Optimizing a PPG-based heart rate estimation model using neural architecture search reduced parameters by 75 times and improved the mean absolute error from 7.65 BPM to 6.02 BPM.
Does NAS-PPG improve the accuracy of heart rate estimation from PPG during exercise compared to previous models?
A neural architecture search-optimized deep learning model significantly improves heart rate estimation accuracy from PPG data while drastically reducing model size.

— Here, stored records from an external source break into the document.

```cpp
template <int CAP, bool FIX4 = false, int WPE = 4, bool TRAIN = false, bool IDT = false, bool PERS = false, bool ACT = false>
__global__ __launch_bounds__(CAP) __attribute__((amdgpu_waves_per_eu(WPE, WPE))) void k_rollout_geo(const GeoConst g_arg, const Params P_arg,
                                                                                                const typename rollout_args<ACT>::type R_arg)
{
    typedef typename rollout_args<ACT>::type RArgs;
    static_assert(!(TRAIN && IDT), "lane_num 4 / 8: the table source without the training outputs");
    static_assert(!ACT || !IDT, "the closed loop of the geometry kernel: one action source");
    KernargPtr ka0_ = (KernargPtr)__builtin_amdgcn_kernarg_segment_ptr();
    constexpr size_t OFF_P = (sizeof(GeoConst) + 7) / 8 * 8, OFF_R = OFF_P + (sizeof(Params) + 7) / 8 * 8;
    __shared__ SharedGeo<CAP> sh;
    __shared__ __attribute__((aligned(64))) float aprm[ACT ? PV_TOTAL : 1];
    __shared__ uint8_t adsts[ACT ? CAP : 1];
    __shared__ int q_word[4];
    int t0_ = threadIdx.x;
    int env0_ = PERS ? 0 : blockIdx.x;
    int k_base_ = 0, chunk_ = 0;
    bool aprm_staged = false;
    KernargPtr kav_ = ka0_;
    Regs r;
    FinCarry fc;
    typedef TickGeo<CAP> T;
    typedef Tick<CAP, SharedGeo<CAP>> B;
    int pool_idx, n_ticks;
    if constexpr (PERS) { if (t0_ == 0) { q_word[2] = -1; q_word[3] = 0; } }
  for (;;) {
    {
        const PVE_AS4 GeoConst &g = *(const PVE_AS4 GeoConst *)ka0_;
        const PVE_AS4 Params &P = *(const PVE_AS4 Params *)(ka0_ + OFF_P);
        const PVE_AS4 RArgs &R = *(const PVE_AS4 RArgs *)(ka0_ + OFF_R);
        pool_idx = R.pool_tick0;
        n_ticks = R.n_ticks;
        const double *act0 = nullptr;
        if constexpr (PERS) {
            int e, ch, kb, nt;
            if (!q_take(R, P.n_envs, t0_, q_word, e, ch, kb, nt)) break;
            env0_ = e; chunk_ = ch; k_base_ = kb; n_ticks = nt;
            if (R.source == 1 || R.source == 3) pool_idx = (R.pool_tick0 + k_base_) % R.n_pool;
            if (R.source == 1) act0 = R.pool + (size_t)pool_idx * (size_t)P.n_envs * CAP;
        }
        bool act_handed = false;
        if constexpr (PERS && ACT) {
            act_handed = chunk_ > 0;
            if (act_handed) act0 = R.actor_actions;
        }
        if constexpr (ACT) if (!act_handed) {
            if (!PERS || !aprm_staged) {
                const float *gp = (const float *)(R.actor_packed + AP_PRM);
                for (int n = t0_; n < PV_TOTAL; n += CAP) aprm[n] = gp[n];
            }
            const int mt = P.i32[I_META][(size_t)env0_ * CAP + t0_];
            const bool cc = (mt & (M_ALIVE | M_CONTROL)) == (M_ALIVE | M_CONTROL);
            vote<CAP / 64>(sh.m_ctl, t0_, cc);
            adsts[t0_] = 255;
            lds_barrier();
            if (cc) adsts[mask_rank<CAP / 64>(sh.m_ctl, t0_)] = (uint8_t)t0_;
            const int nc = mask_count<CAP / 64>(sh.m_ctl);
            lds_barrier();
            rollout_actor<CAP>(R.actor_packed, aprm, sh.p, adsts, nc, R.actor_obs, P.obs_f32 != 0, (size_t)env0_ * CAP, t0_);
            lds_barrier();
        }
        if constexpr (PERS && ACT) {
            if (!aprm_staged && act_handed) {
                const float *gp = (const float *)(R.actor_packed + AP_PRM);
                for (int n = t0_; n < PV_TOTAL; n += CAP) aprm[n] = gp[n];
            }
            aprm_staged = true;
        }
        if constexpr (PERS) {
            T::template ph_load<true, ACT>(g, P, env0_, t0_, sh, r, act0, true);
            lds_barrier();
            T::template ph_load_late<true>(P, env0_, t0_, sh, r);
        } else {
        T::ph_load(g, P, env0_, t0_, sh, r);
        lds_barrier();
        T::ph_load_late(P, env0_, t0_, sh, r);
        }
        if constexpr (ACT) { if (!act_handed) r.act = sh.p[t0_]; }
        if constexpr (IDT) {
            const int idc = r.id < 0 ? 0 : (r.id < R.table_ids ? r.id : R.table_ids - 1);
            r.act = r.alive ? R.pool[(size_t)pool_idx * (size_t)R.table_ids + idc] : 0.0;
        }
    }
    double sp_act = 0;
    for (int k = 0; k < n_ticks; k++) {
        if constexpr (PERS) env0_ = __builtin_amdgcn_readfirstlane(env0_);
        asm volatile("" : "+s"(kav_), "+v"(t0_), "+s"(env0_));
        const KernargPtr ka = kav_;
        const int t = t0_, env = env0_;
#ifndef PVE_NO_RANGE_ASSUME
        __builtin_assume(t >= 0 && t < CAP);
#endif
        const PVE_AS4 GeoConst &g = *(const PVE_AS4 GeoConst *)ka;
        const PVE_AS4 Params &P = *(const PVE_AS4 Params *)(ka + OFF_P);
        const PVE_AS4 RArgs &R = *(const PVE_AS4 RArgs *)(ka + OFF_R);
        lds_barrier();
        if (k > 0) T::ph_tick_init(g, t, sh, r);
        if constexpr (ACT) rollout_noise(R, env, k_base_ + k, r);
        T::ph_step1(g, P, env, t, sh, r);
        lds_barrier();
        B::ph_step2(g.base, t, sh, r);
        T::ph_order(t, sh, r);
        lds_barrier();
        B::ph_step3(g.base, t, sh, r);
        B::ph_step3_publish(t, sh, r);
        T::ph_order2(t, sh, r);
        T::ph_pairs_mode(t, sh, P.geo_scan != 0);
        lds_barrier();
        if (T::pairs_over(sh, P.geo_scan != 0)) {
            T::ph_pairs_count(g, t, sh, P.geo_scan != 0);
            lds_barrier();
            T::ph_pairs_exact(t, sh, P.geo_scan != 0);
            lds_barrier();
            T::ph_pairs_apply(t, sh);
            lds_barrier();
        }
        T::ph_pairs_fill(g, t, sh);
        lds_barrier();
        if (FIX4) T::ph_fix_table(g, t, sh, r);
        T::ph_rank(t, sh);
        lds_barrier();
        T::template ph_scan<FIX4>(g, t, sh, r);
        T::ph_reward(g, t, sh, r);
        lds_barrier();
        int nx = -1;
        if (k + 1 < n_ticks) { pool_idx = (pool_idx + 1 == R.n_pool) ? 0 : pool_idx + 1; nx = pool_idx; }
        if constexpr (IDT) {
            const int idc = r.id < 0 ? 0 : (r.id < R.table_ids ? r.id : R.table_ids - 1);
            r.act_nx = (nx >= 0 && r.alive) ? R.pool[(size_t)nx * (size_t)R.table_ids + idc] : 0.0;
        } else B::ph_prefetch_action(P, R, env, t, nx, r);
        T::ph_effects(g, t, sh, r);
        T::ph_lists_clear(t, sh);
        lds_barrier();
        B::ph_prefetch_arrival(P, env, t, sh, r, g.lane_num);
        B::ph_lock_slot(g.base, t, sh, r);
        const Outputs O = B::template tick_outputs<TRAIN>(P, R, k_base_ + k);
        if (TRAIN && O.state_pre) T::ph_state_order(t, sh, r);
        lds_barrier();
        B::ph_lock2_slot(t, sh, r);
        lds_barrier();
        T::template ph_final<true>(g, P, O, env, t, sh, r, fc, ACT || k + 1 == n_ticks || (TRAIN && O.state_pre != nullptr));
        if constexpr (ACT) {
            if (t >= fc.n_ctl) adsts[t] = 255;
            if (r.alive && r.ctl) adsts[mask_rank<CAP / 64>(sh.m_ctl, t)] = (uint8_t)(fc.new_slot < 0 ? 255 : fc.new_slot);
        }
        if constexpr (IDT) {
            if (!fc.still && fc.new_slot >= 0) sh.p[fc.new_slot] = r.act_nx;
            sp_act = 0;
            if (fc.sp_slot >= 0 && nx >= 0) {
                const int idc = fc.sp_id < R.table_ids ? fc.sp_id : R.table_ids - 1;
                sp_act = R.pool[(size_t)nx * (size_t)R.table_ids + idc];
            }
        }
        if (fc.still) {
            T::ph_carry_over(t, sh, r, fc);
        } else {
            lds_barrier();
            if (TRAIN && O.state_pre) T::template ph_state<PERS>(P, O, env, t, sh, r);
            T::ph_stage(g, t, sh, r, fc);
            if constexpr (IDT) { if (fc.sp_slot >= 0) sh.p[fc.sp_slot] = sp_act; }
            if constexpr (ACT) {
                if (fc.sp_slot >= 0) sh.p[fc.sp_slot] = (double)aprm[PV_A0];
                const bool hand_on = PERS && k + 1 == n_ticks && chunk_ + 1 < R.n_full + R.n_taper;
                if (k + 1 < n_ticks || hand_on)
                    rollout_actor<CAP>(R.actor_packed, aprm, sh.p, adsts, fc.n_ctl, O.obs_post, P.obs_f32 != 0, (size_t)env * CAP, t);
                if (hand_on) {
                    lds_barrier();
                    R.actor_actions[(size_t)env * CAP + t] = sh.p[t];
                }
            }
            lds_barrier();
            if (k + 1 < n_ticks) {
                T::ph_reload(t, sh, r);
                if constexpr (IDT || ACT) r.act = sh.p[t];
            }
        }
    }
    {
        const PVE_AS4 Params &P = *(const PVE_AS4 Params *)(ka0_ + OFF_P);
        B::ph_flush(P, env0_, t0_, sh);
    }
    if constexpr (PERS) {
        const PVE_AS4 RArgs &R = *(const PVE_AS4 RArgs *)(ka0_ + OFF_R);
        const PVE_AS4 Params &P = *(const PVE_AS4 Params *)(ka0_ + OFF_P);
        q_publish(R, P.n_envs, t0_, env0_, chunk_);
    } else break;
  }
    if constexpr (PERS) q_leave(*(const PVE_AS4 RArgs *)(ka0_ + OFF_R), t0_);
}

#if defined(PVE_PROBE_ONE) || defined(PVE_PROBE_GEO)
#ifdef PVE_PROBE_ONE
template <int CAP, int WPE, bool PROF = false, bool ACT = false, bool... REST> struct probe_one_act { static constexpr bool value = ACT; };
template __global__ void k_rollout<PVE_PROBE_ONE>(const Const, const Params, const rollout_args<probe_one_act<PVE_PROBE_ONE>::value>::type);
#endif
#ifdef PVE_PROBE_GEO
template <int CAP, bool FIX4 = false, int WPE = 4, bool TRAIN = false, bool IDT = false, bool PERS = false, bool ACT = false> struct probe_geo_act { static constexpr bool value = ACT; };
template __global__ void k_rollout_geo<PVE_PROBE_GEO>(const GeoConst, const Params, const rollout_args<probe_geo_act<PVE_PROBE_GEO>::value>::type);
#endif
#else
template <int CAP>
__global__ __launch_bounds__(64) void k_reset_geo(const GeoConst g_arg, const Params P_arg, int cap_ticks)
{
    KernargPtr kar_ = (KernargPtr)__builtin_amdgcn_kernarg_segment_ptr();
    const PVE_AS4 GeoConst &g = *(const PVE_AS4 GeoConst *)kar_;
    const PVE_AS4 Params &P = *(const PVE_AS4 Params *)(kar_ + ((sizeof(GeoConst) + 7) / 8 * 8));
    const int env = blockIdx.x * blockDim.x + threadIdx.x;
    if (env < P.n_envs) reset_env_geo<CAP>(g, P, env, cap_ticks);
}

template <int CAP>
__global__ __launch_bounds__(CAP) void k_compact(const Params P_arg)
{
    const PVE_AS4 Params &P = *(const PVE_AS4 Params *)(KernargPtr)__builtin_amdgcn_kernarg_segment_ptr();
    __shared__ Shared<CAP> sh;
    const int t = threadIdx.x;
    const int env = blockIdx.x;
    CRegs r;
    Tick<CAP>::ph_c_load(P, env, t, sh, r);
    __syncthreads();
    Tick<CAP>::ph_c_store(P, env, t, sh, r);
}

template <int CAP>
__global__ __launch_bounds__(CAP) void k_probe(const Params P, int *sink)
{
    const size_t g = (size_t)blockIdx.x * CAP + threadIdx.x;
    double a = P.f64[F_P][g] + P.f64[F_V][g] + P.f64[F_A][g] + P.f64[F_JERK_SUM][g] + P.f64[F_VIR_DIS][g] +
               P.f64[F_CLOSER_P][g];
    int b = P.i32[I_ID][g] + P.i32[I_SEQ][g] + P.i32[I_VNUM][g] + P.i32[I_STEP][g] + P.i32[I_COUNT][g] +
            P.i32[I_META][g];
    unsigned long long m = __ballot(a + (double)b == 12345.678);
    if (threadIdx.x == 0) sink[blockIdx.x] = (int)m;
}

template <int CAP>
__global__ __launch_bounds__(64) void k_reset(const Const c_arg, const Params P_arg, int cap_ticks)
{
    KernargPtr kar_ = (KernargPtr)__builtin_amdgcn_kernarg_segment_ptr();
    const PVE_AS4 Const &c = *(const PVE_AS4 Const *)kar_;
    const PVE_AS4 Params &P = *(const PVE_AS4 Params *)(kar_ + ((sizeof(Const) + 7) / 8 * 8));
    const int env = blockIdx.x * blockDim.x + threadIdx.x;
    if (env < P.n_envs) reset_env<CAP>(c, P, env, cap_ticks);
}

static std::string hip_err(const char *what, hipError_t e)
{
    return std::string(what) + ": " + hipGetErrorString(e);
}

template <typename K> static hipError_t resident_blocks(int *nb, K kernel, int threads)
{
    hipError_t e = hipOccupancyMaxActiveBlocksPerMultiprocessor(nb, kernel, threads, 0);
    if (e != hipSuccess) return e;
    hipFuncAttributes fa;
    e = hipFuncGetAttributes(&fa, (const void *)kernel);
    if (e != hipSuccess) return e;
    if (fa.sharedSizeBytes > 0) {
        const int granules = (int)((fa.sharedSizeBytes + 1279) / 1280), by_lds = 128 / granules;
        if (by_lds > 0 && by_lds < *nb) *nb = by_lds;
    }
    return hipSuccess;
}

struct OccCache {
    static constexpr int MAX_DEV = 64;
    std::mutex mu;
    int wgs[MAX_DEV][4][3] = {};
    int n_cu[MAX_DEV] = {};
    template <typename Q>
    long long resident(int family, int cap, Q query, std::string &err)
    {
        int dev = 0;
        if (hipGetDevice(&dev) != hipSuccess) { err = "hipGetDevice failed"; return -1; }
        const int ci = cap == 64 ? 0 : (cap == 128 ? 1 : 2);
        std::lock_guard<std::mutex> lock(mu);
        const bool cached = dev >= 0 && dev < MAX_DEV && wgs[dev][family][ci] > 0;
        int nb = cached ? wgs[dev][family][ci] : 0, cus = cached ? n_cu[dev] : 0;
        if (!cached) {
            hipDeviceProp_t prop;
            const hipError_t e = query(&nb);
            if (e != hipSuccess || nb <= 0 || hipGetDeviceProperties(&prop, dev) != hipSuccess) {
                err = std::string("occupancy query of the persistent roll-out: ") + hipGetErrorString(e);
                return -1;
            }
            cus = prop.multiProcessorCount;
            if (dev >= 0 && dev < MAX_DEV) { wgs[dev][family][ci] = nb; n_cu[dev] = cus; }
        }
        return (long long)nb * cus;
    }
};
static OccCache g_occ;

struct Backend {
    static constexpr int max_capacity = 256;
    static int bad_cap(int cap, std::string &err)
    {
        err = "no kernel for capacity " + std::to_string(cap);
        return -1;
    }
    static int set_device(int dev, std::string &err)
    {
        int n = 0;
        hipError_t e = hipGetDeviceCount(&n);
        if (e != hipSuccess || n <= 0) { err = "no HIP device visible (libpveenv.so needs an AMD GPU; there is no CPU fallback)"; return -1; }
        if (dev < 0 || dev >= n) { err = "device_id out of range"; return -1; }
        return 0;
    }
    static int enter_device(int dev)
    {
        int prev = -1;
        if (hipGetDevice(&prev) != hipSuccess) prev = -1;
        if (prev != dev) (void)hipSetDevice(dev);
        return prev;
    }
    static void leave_device(int prev)
    {
        int cur = -1;
        if (prev >= 0 && hipGetDevice(&cur) == hipSuccess && cur != prev) (void)hipSetDevice(prev);
    }
    static void *dmalloc(size_t n)
    {
        void *p = nullptr;
        if (hipMalloc(&p, n) != hipSuccess) return nullptr;
        return p;
    }
    static void dfree(void *p) { (void)hipFree(p); }
    static int memset0(void *p, size_t n, void *stream)
    {
        return hipMemsetAsync(p, 0, n, (hipStream_t)stream) == hipSuccess ? 0 : -1;
    }
    static int n_xcc(int dev)
    {
        int v = 0;
        if (hipDeviceGetAttribute(&v, hipDeviceAttributeNumberOfXccs, dev) != hipSuccess || v <= 0) v = 8;
        return v > QUEUE_MAX_SHARDS ? QUEUE_MAX_SHARDS : v;
    }
    static int d2h(void *dst, const void *src, size_t n, void *stream)
// ... 279 lines not shown
```

pve-mcc_for_unsignalized_intersection_amd/csrc/pve_types.h:

```cpp
#pragma once
#include <stdint.h>
#include <stddef.h>

#if defined(__HIPCC__)
#include <hip/hip_runtime.h>
#define PVE_HD __host__ __device__ __forceinline__
#else
#define PVE_HD inline
#endif

namespace pve {

constexpr int NL = 12;
constexpr int ND = 16;
constexpr int MAXK = 8;
constexpr int OBSW = 28;
constexpr int NNB = 6;

constexpr int M_CONTROL = 0x1, M_FINISH = 0x2, M_DONE = 0x4, M_LOCK = 0x8;
constexpr int M_LOCKA_POS = 0x10, M_LOCKA_NEG = 0x20;
constexpr int M_DEL = 0x40;
constexpr int M_ALIVE = 0x80;
constexpr int M_COLL_SHIFT = 8, M_COLL_MASK = 0xFFFF;
constexpr int M_INT_SHIFT = 24, M_INT_MASK = 0x3;
constexpr int M_LANE_SHIFT = 26, M_LANE_MASK = 0xF;

constexpr int MODE_FUSED = 0;
constexpr int MODE_SCENE = 1;
constexpr int MODE_COMPACT = 2;

struct Const {
    double deltaT, dt2;
    double vm, vM, am, aM, v0;
    double abs_am, two_abs_am;
    double inv_abs_am, inv_two_abs_am;
    double aM_minus_am;
    double inv_dt, inv_span;
    double collision_thr, lock_mean_thr;
    double exit_p;
    double cw;
    double inbox[3];
    double spawn_p[3];
    double vdA[2][4], vdB[2][4], vdC[2][4];
    double rot_cos[4], rot_sin[4];
    double arc_k;
    int8_t l2l[NL][4];
    int8_t l2l_inv[NL][4];
};

struct EnvHeader {
    double current_time;
    double sum_reward, sum_jerk;
    double next_arr[NL];
    long long alive_steps, ctl_steps, ticks;
    int32_t n_alive;
    int32_t lane_start[NL + 1];
    int32_t veh_rec[NL];
    int32_t id_seq, passed, passed_step_total;
    int32_t head_valid;
    int32_t head_lane[ND], head_j[ND];
    int32_t collided, locks, overflow;
    int32_t intention_re;
};

enum { F_P = 0, F_V, F_A, F_JERK, F_JERK_SUM, F_VIR_DIS, F_CLOSER_P, NF64 };
enum { I_ID = 0, I_SEQ, I_VNUM, I_STEP, I_COUNT, I_META, I_HDR, NI32 };

struct GeoTab {
    double vd[4][MAXK][4];
    double inbox[4];
    int8_t pos[ND][ND];
    int8_t lst[ND][12];
    uint16_t mroutes[ND];
    uint16_t lroutes[ND];
    uint16_t ninv[ND];
    int8_t opp[ND];
    int8_t dir_lane[ND], dir_index[ND];
    int8_t nl[ND];
    int8_t dty[ND];
};

struct GeoConst {
    Const base;
    int32_t lane_num, dir_num, tmod, RL;
    double H;
    double fix_d, fix_hi, fix_lo;
    int8_t l2l[ND][MAXK];
    int8_t direction[NL][4];
    int8_t turn[NL];
    int8_t pad_[4];
    unsigned long long turn_pk, dir_pk[3];
    GeoTab tab;
};

struct Outputs {
    double *obs_post, *obs_pre, *state_pre;
    const double *obs_prev_post;
    double *reward;
    int32_t *flags, *lanej, *nbr, *new_slot, *env_out;
};
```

Absolute Event Rate: 6.02% vs 7.65%
It is common for people to use wristband-type electronic devices such as smartwatches for routine healthcare services. Among the healthcare services provided by smartwatches, the method of measuring the heart rate (HR) during exercise is non-invasive and uses a photoplethysmogram (PPG); however, the disadvantage is that it is vulnerable to the motion artifacts (MAs) of the user. A technique for removing an MA from a PPG by using an accelerometer was studied and recently many studies were conducted based on deep learning-based algorithms. In this study, various preprocessing techniques were compared, and optimal preprocessing parameters were determined, and an improvement in the performance was achieved by using a model tuning technique. In addition, the model was optimized with hyperparameter search and neural architecture search using Neural Network Intelligence developed by Microsoft. As a result, the parameter was reduced by 75 times as compared to previous works, and the mean absolute error (MAE) was improved by 26%, from 7.65 BPM to 6.02 BPM.
Song et al. (Tue,) conducted a other in Heart rate estimation during exercise. Neural architecture search and hyperparameter optimization for PPG-based HR estimation vs. Previous models was evaluated on Mean absolute error (MAE) in heart rate estimation. Optimizing a PPG-based heart rate estimation model using neural architecture search reduced parameters by 75 times and improved the mean absolute error from 7.65 BPM to 6.02 BPM.